🥇 Apple patent improves access to emergency contacts and medical records

3 min

The United States Patent and Trademark Office (USPTO) today released an Apple patent application that describes improved techniques for displaying emergency contact information and medical records on a locked device.

The patent entitled “EMERGENCY INFORMATION ACCESS TO PORTABLE ELECTRONIC DEVICES” describes improved techniques for facilitating emergency access to one or more contacts stored on a portable electronic device, where one or more contacts on the portable electronic device are referred to as emergency contacts.

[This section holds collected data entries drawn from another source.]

struct EpiP {
    void* out = nullptr;
    int out_f32 = 0;
    int accumulate = 0;
    int atomic = 0;
    long long z_stride = 0;
    const float* bias = nullptr;
    const float* bias2 = nullptr;
    const void* res = nullptr;
    int res_f32 = 0;
    long long res_ld = 0;
    int res_rowmod = 0;
    int res_late = 0;
    const void* mask = nullptr;
    int mask_tanh = 0;
    int relu = 0;
    float alpha = 1.f;
    float drop_p = 0.f;
    unsigned long long drop_seed = 0;
    void* out2 = nullptr;
// ... 747 lines not shown
#pragma unroll
    for (int mt = 0; mt < MT; ++mt)
#pragma unroll
        for (int r = 0; r < 4; ++r) red[wave][(mt * 4 + r) * 64 + lane] = acc[mt][r];
    __syncthreads();
    for (int idx = tid; idx < MT * 256; idx += NW * 64) {
        float v = 0.f;
#pragma unroll
        for (int w = 0; w < NW; ++w) v += red[w][idx];
        const int mt = idx >> 8, r = (idx >> 6) & 3, l = idx & 63;
        const int row = m0 + mt * 16 + (l >> 4) * 4 + r;
        const int col = n0 + (l & 15);
        if (row < M && col < N) {
            const int rrow = ep.res_rowmod > 0 ? row % ep.res_rowmod : row;
            epi_store<h16_t>(ep, v, rrow, col, om.offset(row, 0) + col);
        }
    }
}
#ifdef HULC_KERNEL_STAMPS
__device__ unsigned long long g_stamps[512 * 64];
#define KSTAMP(n) do { if (lane == 0) g_stamps[(blockIdx.y * gridDim.x + blockIdx.x) * 64 + wave * 8 + (n)] = __builtin_amdgcn_s_memtime(); } while (0)
#else
#define KSTAMP(n)
#endif
constexpr int FRAG_PACK_MAX = 24;
struct FragPackBatch { const h16_t* src[FRAG_PACK_MAX]; h16_t* dst[FRAG_PACK_MAX]; int N[FRAG_PACK_MAX], K[FRAG_PACK_MAX]; int blk0[FRAG_PACK_MAX + 1]; int n; };
static inline int frag_pack_blocks(int N, int K) { return (N / 16) * (K / ((K % 256) == 0 ? 256 : 128)); }
__global__ void __launch_bounds__(256) frag_pack_kernel(FragPackBatch b) {
    __shared__ uint4 tile[16][33];
    int j = 0;
    while (j + 1 < b.n && (int)blockIdx.x >= b.blk0[j + 1]) ++j;
    const int K = b.K[j], KT = (K % 256) == 0 ? 256 : 128, CPR = KT >> 3;
    const int kt_n = K / KT, blk = (int)blockIdx.x - b.blk0[j], nb = blk / kt_n, kt = blk % kt_n, t = threadIdx.x;
    const h16_t* __restrict__ src = b.src[j];
    h16_t* __restrict__ dst = b.dst[j];
#pragma unroll
    for (int r = 0; r < 2; ++r) {
        const int idx = t + 256 * r, row = idx / CPR, ch = idx % CPR;
        if (idx < 16 * CPR) tile[row][ch] = *reinterpret_cast<const uint4*>(src + (long long)(nb * 16 + row) * K + kt * KT + ch * 8);
    }
    __syncthreads();
#pragma unroll
    for (int r = 0; r < 2; ++r) {
        const int idx = t + 256 * r, ksl = idx >> 6, lane = idx & 63, g = lane >> 4, i = lane & 15;
        if (idx < 16 * CPR) *reinterpret_cast<uint4*>(dst + (((long long)nb * (K >> 5) + kt * (KT >> 5) + ksl) * 64 + lane) * 8) = tile[i][ksl * 4 + g];
    }
}
DEVI const h16_t* wfrag_ptr(const h16_t* Wf, int row0, int K, int k0, int lane) { return Wf + (((long long)(row0 >> 4) * (K >> 5) + (k0 >> 5)) * 64 + lane) * 8; }
DEVI const h16_t* skinny_wfrag_ptr(const h16_t* W, long long ldw, int n0, int Nclamp, int K, int kb, int lane, int* wstep) {
    if (ldw == 0) { *wstep = 512; return W + ((long long)(n0 >> 4) * (K >> 5) + (kb >> 5)) * 512 + lane * 8; }
    *wstep = 32;
    return W + (long long)min(n0 + (lane & 15), Nclamp) * ldw + kb + (lane >> 4) * 8;
}
struct Skinny2 { const h16_t* A; const h16_t* W; EpiP ep; };
template <int MT, int KQ32, int NW = 8, bool DUAL = false>
__global__ void __launch_bounds__(NW * 64) skinny_lds_kernel(const h16_t* __restrict__ A_, long long lda, const h16_t* __restrict__ W_,
                                                         long long ldw, int M, int N, int K, DenseOut om, EpiP ep_, Skinny2 p2 = Skinny2{}) {
    const bool second = DUAL && blockIdx.z != 0;
    const h16_t* __restrict__ A = second ? p2.A : A_;
    const h16_t* __restrict__ W = second ? p2.W : W_;
    const EpiP& ep = second ? p2.ep : ep_;
    constexpr int PCW = KQ32 / 2;
    extern __shared__ __attribute__((aligned(16))) char sk_smem[];
    typedef __attribute__((address_space(3))) char lchar;
    const int tid = threadIdx.x, lane = tid & 63, wave = tid >> 6;
    const int n0 = blockIdx.x * 16;
    const int m0 = blockIdx.y * (MT * 16);
    const int kq = KQ32 * 32, kb = wave * kq;
    const int g = lane >> 4, i = lane & 15;
    lchar* wbase = (lchar*)sk_smem + wave * (MT * 2 * PCW * 1024);
    KSTAMP(0);
    {
        const int r = lane >> 3, c = (lane & 7) ^ (r & 6);
#pragma unroll
        for (int rg = 0; rg < MT * 2; ++rg) {
            const h16_t* src = A + (long long)min(m0 + rg * 8 + r, M - 1) * lda + kb + c * 8;
#pragma unroll
            for (int pc = 0; pc < PCW; ++pc)
                lds_dma16(src + pc * 64, (unsigned)(size_t)(wbase + (rg * PCW + pc) * 1024));
        }
    }
    const h16_t* wp = W + (long long)min(n0 + i, N - 1) * ldw + kb + g * 8;
    h16x8_t b[KQ32];
#pragma unroll
    for (int u = 0; u < KQ32; ++u) b[u] = *reinterpret_cast<const h16x8_t*>(wp + u * 32);
    const int erow = m0 + (tid >> 6) * 16 + i, ecol = n0 + g * 4;
    const bool ethread = tid < MT * 64 && erow < M;
    const int errow = ep.res_rowmod > 0 ? erow % ep.res_rowmod : erow;
    const long long eo = ethread ? om.offset(erow, 0) + ecol : 0;
    const bool fast16 = epi_is_fast16(ep) && ecol + 3 < N && (eo & 3) == 0;
    EpiPre4 pre;
    EpiF16Pre fpre;
    if (ethread) { if (fast16) fpre = epi_fast16_pre(ep, errow, ecol, eo); else pre = epi_prefetch4<h16_t>(ep, errow, ecol, N, eo); }
    f32x4 acc[MT];
#pragma unroll
    for (int mt = 0; mt < MT; ++mt) acc[mt] = f32x4{0.f, 0.f, 0.f, 0.f};
    KSTAMP(1);
    asm volatile("s_waitcnt vmcnt(0)" ::: "memory");
    KSTAMP(2);
    {
        const int r = i & 7;
        lchar* fb = wbase + (i >> 3) * (PCW * 1024) + r * 128;
#pragma unroll
        for (int u = 0; u < KQ32; ++u) {
            const int chunk = ((u & 1) * 4 + g) ^ (r & 6);
#pragma unroll
            for (int mt = 0; mt < MT; ++mt) {
                const h16x8_t a = *(__attribute__((address_space(3))) h16x8_t*)(fb + (mt * 2 * PCW + (u >> 1)) * 1024 + chunk * 16);
                acc[mt] = MFMA_16x16x32_H(b[u], a, acc[mt], 0, 0, 0);
            }
        }
    }
    KSTAMP(3);
    __syncthreads();
    KSTAMP(4);
    f32x4* red = reinterpret_cast<f32x4*>(sk_smem);
#pragma unroll
    for (int mt = 0; mt < MT; ++mt) red[(wave * MT + mt) * 64 + lane] = acc[mt];
    __syncthreads();
// ... 252 lines not shown
    if (K % 2048 != 0 || K <= 2048 || M > 64 || (lda % 64) != 0 || ((uintptr_t)A % 128) != 0 || (N % 16) != 0) return false;
    return !(A2 && ((uintptr_t)A2 % 128) != 0);
}
static inline bool launch_skinny_lds_kchunk(hipStream_t st, const h16_t* A, long long lda, const h16_t* W, long long ldw, int M, int N, int K, const DenseOut& om,
                                            const EpiP& ep, const GruBwdP& gb = GruBwdP{}, const KChunk2* p2 = nullptr) {
    if (!skinny_lds_kchunk_ok(A, lda, M, N, K, p2 ? p2->A : nullptr)) return false;
    max_dyn_lds_once<&skinny_lds_kchunk_kernel<2, 4, 16>>(160 * 1024);
    hipLaunchKernelGGL((skinny_lds_kchunk_kernel<2, 4, 16>), dim3(N / 16, (M + 31) / 32, p2 ? 2 : 1), dim3(1024), (size_t)16 * 2 * 2 * 2 * 1024, st, A, lda, W, ldw, M, N, K, om, ep, gb,
                       p2 ? *p2 : KChunk2{});
    return true;
}

template <int MT, int KQ32>
static inline void launch_skinny_lds_t(hipStream_t st, dim3 grid, const h16_t* A, long long lda, const h16_t* W, long long ldw, int M, int N, int K,
                                       const DenseOut& om, const EpiP& ep) {
    const size_t lds = (size_t)8 * MT * 2 * (KQ32 / 2) * 1024;
    max_dyn_lds_once<&skinny_lds_kernel<MT, KQ32>>(160 * 1024);
    hipLaunchKernelGGL((skinny_lds_kernel<MT, KQ32>), grid, dim3(512), lds, st, A, lda, W, ldw, M, N, K, om, ep);
}
static inline bool launch_skinny_lds(hipStream_t st, const h16_t* A, long long lda, const h16_t* W, long long ldw, int M, int N, int K, int MT,
                                     const DenseOut& om, const EpiP& ep) {
    if (K % 512 != 0 || K > 2048 || (lda % 64) != 0 || ((uintptr_t)A % 128) != 0) return false;
    if ((size_t)MT * 16 * K * 2 > 128 * 1024 || (MT != 2 && MT != 4 && !(MT == 1 && K == 2048))) return false;
    dim3 grid(N / 16, (M + MT * 16 - 1) / (MT * 16));
    const int kq32 = K / 256;
#define SKL(mt, kq) launch_skinny_lds_t<mt, kq>(st, grid, A, lda, W, ldw, M, N, K, om, ep)
    if (MT == 1) {
        max_dyn_lds_once<&skinny_lds_kernel<1, 4, 16>>(160 * 1024);
        hipLaunchKernelGGL((skinny_lds_kernel<1, 4, 16>), grid, dim3(1024), (size_t)16 * 1 * 2 * 2 * 1024, st, A, lda, W, ldw, M, N, K, om, ep);
        return true;
    }
    if (MT == 2 && kq32 == 8) {
        max_dyn_lds_once<&skinny_lds_kernel<2, 4, 16>>(160 * 1024);
        hipLaunchKernelGGL((skinny_lds_kernel<2, 4, 16>), grid, dim3(1024), (size_t)16 * 2 * 2 * 2 * 1024, st, A, lda, W, ldw, M, N, K, om, ep);
        return true;
    }
    if (MT == 2) { if (kq32 == 4) SKL(2, 4); else if (kq32 == 2) SKL(2, 2); else return false; }
    else { if (kq32 == 4) SKL(4, 4); else if (kq32 == 2) SKL(4, 2); else return false; }
#undef SKL
    return true;
}
static inline bool skinny_lds_dual_ok(const h16_t* A0, const h16_t* W0, const h16_t* A1, const h16_t* W1, long long lda, long long ldw, int M, int N, int K) {
    return !(K != 2048 || M <= 32 || M > 64 || (N % 16) != 0 || (lda % 64) != 0 || ((uintptr_t)A0 % 128) != 0 || ((uintptr_t)A1 % 128) != 0 ||
             ((uintptr_t)W0 % 16) != 0 || ((uintptr_t)W1 % 16) != 0 || (ldw % 8) != 0);
}
static inline bool launch_skinny_lds_dual(hipStream_t st, const h16_t* A0, const h16_t* W0, const EpiP& ep0, const h16_t* A1, const h16_t* W1, const EpiP& ep1, long long lda,
                                          long long ldw, int M, int N, int K, const DenseOut& om) {
    if (!skinny_lds_dual_ok(A0, W0, A1, W1, lda, ldw, M, N, K)) return false;
    max_dyn_lds_once<&skinny_lds_kernel<2, 4, 16, true>>(160 * 1024);
    Skinny2 p2; p2.A = A1; p2.W = W1; p2.ep = ep1;
    hipLaunchKernelGGL((skinny_lds_kernel<2, 4, 16, true>), dim3(N / 16, (M + 31) / 32, 2), dim3(1024), (size_t)16 * 2 * 2 * 2 * 1024, st, A0, lda, W0, ldw, M, N, K, om, ep0, p2);
    return true;
}
template <int NW>
static inline void launch_skinny_nw(hipStream_t st, const h16_t* A, long long lda, const h16_t* W, long long ldw, int M, int N, int K,
                                    const DenseOut& om, const EpiP& ep, bool use_lds = true) {
    int MT = M >= 64 ? 4 : (M + 15) / 16;
    if (M > 32 && (N / 16) * ((M + 63) / 64) <= 160) MT = 2;
    if (M > 32 && K == 2048 && NW == 8) MT = 2;
    if (M > 16 && M <= 32 && K == 2048 && NW == 8 && (N / 16) * 2 <= 320) MT = 1;
    if (NW == 8 && use_lds && launch_skinny_lds(st, A, lda, W, ldw, M, N, K, MT, om, ep)) return;
    dim3 grid(N / 16, (M + MT * 16 - 1) / (MT * 16)), block(NW * 64);
    switch (MT) {
        case 1: hipLaunchKernelGGL((skinny_gemm_kernel<NW, 1>), grid, block, 0, st, A, lda, W, ldw, M, N, K, om, ep); break;
        case 2: hipLaunchKernelGGL((skinny_gemm_kernel<NW, 2>), grid, block, 0, st, A, lda, W, ldw, M, N, K, om, ep); break;
        case 3: hipLaunchKernelGGL((skinny_gemm_kernel<NW, 3>), grid, block, 0, st, A, lda, W, ldw, M, N, K, om, ep); break;
        default: hipLaunchKernelGGL((skinny_gemm_kernel<NW, 4>), grid, block, 0, st, A, lda, W, ldw, M, N, K, om, ep); break;
    }
}
static inline void launch_skinny(hipStream_t st, const h16_t* A, long long lda, const h16_t* W, long long ldw, int M, int N, int K,
                                 const DenseOut& om, const EpiP& ep, bool use_lds = true) {
    if (use_lds && M > 16 && launch_skinny_lds_kchunk(st, A, lda, W, ldw, M, N, K, om, ep)) return;
    if (K % 512 == 0) launch_skinny_nw<8>(st, A, lda, W, ldw, M, N, K, om, ep, use_lds);
    else launch_skinny_nw<4>(st, A, lda, W, ldw, M, N, K, om, ep, use_lds);
}
static inline bool skinny_ok(int M, int N, int K, long long lda, long long ldw, const void* A, const void* W) {
    const bool shape = M <= 64 || (K >= 512 && (long long)M * N <= 524288 && (long long)((M + 63) / 64) * (N / 16) >= 16);
    return shape && (K % 32) == 0 && K >= 128 && (N % 16) == 0 && (lda % 8) == 0 && (ldw % 8) == 0 && ((uintptr_t)A % 16) == 0 && ((uintptr_t)W % 16) == 0;
}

The patent appears to be expanding existing medicine ID emergency function, which can be displayed on the lock screen of an iPhone in iOS 8. However, there are additional features and the ability to call certain contacts instead of simply making an emergency call or viewing medical records.

Apple patent background

Portable electronic devices, including mobile phones, PDAs (Personal Digital Assistants) and portable media players have become an integral part of everyday life. With the development of these devices, more and more people are turning to portable electronic devices that perform two or more of these functions in a single device, i. H. Smartphones combine. The use of these devices has made it increasingly likely that people who own them rarely leave their homes without them.

Apple Patent Emergency Contacts 2

One type of application that runs on many of the aforementioned portable electronic devices is an address book. This address book is typically used to store contact information, including phone numbers, so that the owner of the portable electronic device can retrieve that contact information at will. However, the address book and other information on the portable electronic device are often only accessible to the person who owns the portable electronic device, as this type of device is usually locked by the user to prevent unauthorized access.

Many portable electronic devices include a password lock feature that requires a password to be entered before the device can be used. For example, in a typical password-protected cell phone, any person who tries to access information stored on the cell phone will be prompted for a password and the cell phone will not be used until the correct password is entered.

Typically, access to a locked portable electronic device is prevented by using a screen lock. To gain access to the address book, the user can enter a password to unlock the screen. However, there are situations in which it would be desirable for someone who does not know the password to unlock a password-protected portable electronic device in order to be able to access at least some of the information on this portable electronic device.

Currently, most smartphones are welcomed to a screen where their owners can view information that the user has identified when turning on a device, while maintaining the confidentiality of other data on the device by accessing other information about the device Welcome information beyond the welcome screen, a password is required. However, for many reasons, including for privacy reasons, the owner of the device may not endeavor to display identification information or other personal information on this screen. There is therefore a need for improved methods that allow the owner of a portable electronic device to specify and customize information that can be accessed on a password-protected portable electronic device without entering the password.

Added to this is portability and increasingly portable electronic devices of smaller size have the disadvantage that they are prone to loss. The design of most portable electronic devices is such that it is difficult or impossible to identify the owner of the device without extensive detective work, which is undesirable for a variety of reasons, including concerns about the owner’s privacy.

Therefore, there is also a need for improved methods of providing information to help return a lost portable electronic device to its rightful owner.


In one embodiment of the patent, the user of the device can enter various personal information, namely emergency information, device on which it is stored. Usually, the “software lock” for the device is activated when it is switched on or is not used for a certain period of time. Even if the lock is activated, the emergency information can be made available to the user, while other information remains unavailable. In one embodiment, the lock screen can be bypassed to gain access to the emergency information.

Apple Patent Emergency Contacts 1

As an example, assume that the owner of the device has entered predetermined medical information that should be available even if the software lock is activated. In this case, the medical information remains available to anyone who owns the device. If the owner is injured in an accident, the device can be used to access the given medical information. For example, a healthcare professional can easily interact with the device, bypassing the software lock and displaying the medical information (such as allergies, existing medication, blood type, illness or other health information, etc.). as well as emergency contacts.

Patent credits

Apple credits Steven Charles Michalske (Sunnyvale, CA) as the sole inventor of U.S. Patent Application No. 20150052618.